Chiloschista segawae is a species of leafless epiphytic or orchid that forms clumps with many radiating, flattened green roots. Up to fifteen, whitish green or yellow flowers are arranged along a pendulous flowering stem. It grows on trees in forest on Taiwan.

== Description ==
Chiloschista segawae is an epiphytic, leafless herb that forms clumps with many flattened greenish, photosynthetic roots up to 350 mm long radiating from inconspicuous stems.
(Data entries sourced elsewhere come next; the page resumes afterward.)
+  const int u_c4 = tid & 1, u_col = (tid >> 1) % BN, u_pos0 = (tid >> 1) / BN;
+  const int u_loff0 = (u_pos0 * BN + u_col) * SU + u_c4 * 4;
+  const unsigned u_goff0 = (unsigned)(((u_pos0 * NCH * WSK_NP + u_col) * CK + u_c4 * 4) * 4);
+  constexpr int U_LSTEP = (NTHR / 2 / BN) * BN * SU;
+  constexpr unsigned U_GSTEP = (unsigned)((NTHR / 2 / BN) * NCH * WSK_NP * CK * 4);
+  f32x4 u_reg[U_F4];
+  auto load_u = [&](int step) {
+    const int pass = step / NCH, chunk = step - pass * NCH;
+    const unsigned so = (unsigned)chunk * u_step + (unsigned)pass * u_pass;
+#pragma unroll
+    for (int r = 0; r < U_F4; ++r) u_reg[r] = buf_load4(u_rs, u_goff0 + (unsigned)r * U_GSTEP, so);
+  };
+  auto store_u = [&]() {
+#pragma unroll
+    for (int r = 0; r < U_F4; ++r) *reinterpret_cast<f32x4*>(u_lds + u_loff0 + r * U_LSTEP) = u_reg[r];
+  };
+
+  load_u(0);
+  store_u();
+  load_u(1);
+  __syncthreads();
+
+  const int a_ty = 2 * wave + (li >> 3), a_tx = li & 7;
+  const int a_base01 = (2 * a_ty) * PITCH + (a_ty & 1) * 4 + (2 * a_tx) * SI + 2 * kq;
+  const int a_base23 = (2 * a_ty) * PITCH + ((a_ty + 1) & 1) * 4 + (2 * a_tx) * SI + 2 * kq;
+  const unsigned Uc = lds_addr(u_lds + (grp * BG + li) * SU + 2 * kq);
+  __shared__ float red[NTHR / 64];
+
+#pragma unroll 1
+  for (int pass = 0; pass < NPASS; ++pass) {
+    f32x4 acc[16][NT];
+#pragma unroll
+    for (int q = 0; q < 16; ++q)
+#pragma unroll
+      for (int n = 0; n < NT; ++n) acc[q][n] = (f32x4){0.f, 0.f, 0.f, 0.f};
+
+#pragma unroll 1
+    for (int it = 0; it < NCH; ++it) {
+      const unsigned A01 = lds_addr(in_lds + it * IN_BUF + a_base01);
+      const unsigned A23 = lds_addr(in_lds + it * IN_BUF + a_base23);
+
+      f32x2 v[4][4];
+      {
+        f32x2 d[4][4];
+        static_for<0, 16>([&](auto i) {
+          constexpr int a = decltype(i)::value >> 2, c = decltype(i)::value & 3;
+          d[a][c] = lds_read_b64<(a * PITCH + c * SI) * 4>(a < 2 ? A01 : A23);
+        });
+        asm volatile("s_waitcnt lgkmcnt(0)"
+                     : "+v"(d[0][0]), "+v"(d[0][1]), "+v"(d[0][2]), "+v"(d[0][3]), "+v"(d[1][0]), "+v"(d[1][1]), "+v"(d[1][2]),
+                       "+v"(d[1][3]), "+v"(d[2][0]), "+v"(d[2][1]), "+v"(d[2][2]), "+v"(d[2][3]), "+v"(d[3][0]), "+v"(d[3][1]),
+                       "+v"(d[3][2]), "+v"(d[3][3]));
+        f32x2 t[4][4];
+#pragma unroll
+        for (int c = 0; c < 4; ++c) {
+          t[0][c] = d[0][c] - d[2][c];
+          t[1][c] = d[1][c] + d[2][c];
+          t[2][c] = d[2][c] - d[1][c];
+          t[3][c] = d[1][c] - d[3][c];
+        }
+#pragma unroll
+        for (int a = 0; a < 4; ++a) {
+          v[a][0] = t[a][0] - t[a][2];
+          v[a][1] = t[a][1] + t[a][2];
+          v[a][2] = t[a][2] - t[a][1];
+          v[a][3] = t[a][1] - t[a][3];
+        }
+      }
+      constexpr int PF = 2;
+      f32x2 bf[PF + 1][NT];
+      static_for<0, PF>([&](auto qq) {
+        constexpr int q = decltype(qq)::value;
+        bf[q][0] = lds_read_b64<((q * BN) * SU) * 4>(Uc);
+        bf[q][1] = lds_read_b64<((q * BN + 16) * SU) * 4>(Uc);
+      });
+      static_for<0, 16>([&](auto qq) {
+        constexpr int q = decltype(qq)::value;
+        if constexpr (q + PF < 16) {
+          bf[(q + PF) % (PF + 1)][0] = lds_read_b64<(((q + PF) * BN) * SU) * 4>(Uc);
+          bf[(q + PF) % (PF + 1)][1] = lds_read_b64<(((q + PF) * BN + 16) * SU) * 4>(Uc);
+        }
+        constexpr int newer = (q + PF < 16 ? PF : 15 - q) * 2;
+        lds_wait<newer>(bf[q % (PF + 1)][0], bf[q % (PF + 1)][1]);
+        acc[q][0] = __builtin_amdgcn_mfma_f32_16x16x4f32(v[q >> 2][q & 3].x, bf[q % (PF + 1)][0].x, acc[q][0], 0, 0, 0);
+        acc[q][1] = __builtin_amdgcn_mfma_f32_16x16x4f32(v[q >> 2][q & 3].x, bf[q % (PF + 1)][1].x, acc[q][1], 0, 0, 0);
+        acc[q][0] = __builtin_amdgcn_mfma_f32_16x16x4f32(v[q >> 2][q & 3].y, bf[q % (PF + 1)][0].y, acc[q][0], 0, 0, 0);
+        acc[q][1] = __builtin_amdgcn_mfma_f32_16x16x4f32(v[q >> 2][q & 3].y, bf[q % (PF + 1)][1].y, acc[q][1], 0, 0, 0);
+      });
+      __syncthreads();
+      if (it + 1 < NCH) {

Between six and fifteen slightly fleshy, whitish green or yellow resupinate flowers are arranged along a pendulous flowering stem 50-150 mm long. The dorsal sepal is broadly elliptic, 3-5 mm long, 2.5-4 mm wide, the lateral sepals are broadly elliptic to egg-shaped, 4.5-6 mm long, 3.5-4 mm wide and the petals are elliptic, 4-6 mm long, 3.5-4 mm wide. The labellum is 5-6 mm long with three lobes. The side lobes are erect and the middle lobe is small with a sac-like base. Flowering occurs from April to May.

==Taxonomy and naming==
This orchid was first formally described in 1934 by Genkei Masamune who gave it the name Sarcochilus segawae and published the description in Transactions, Natural History Society of Formosa. In 1938, Masamune and Noriaki Fukuyama changed the name to Chiloschista segawae.

==Distribution and habitat==
Chiloschista segawae grows on the trunks of trees in the forests of southern Taiwan at altitudes of between 700 and 1000 m.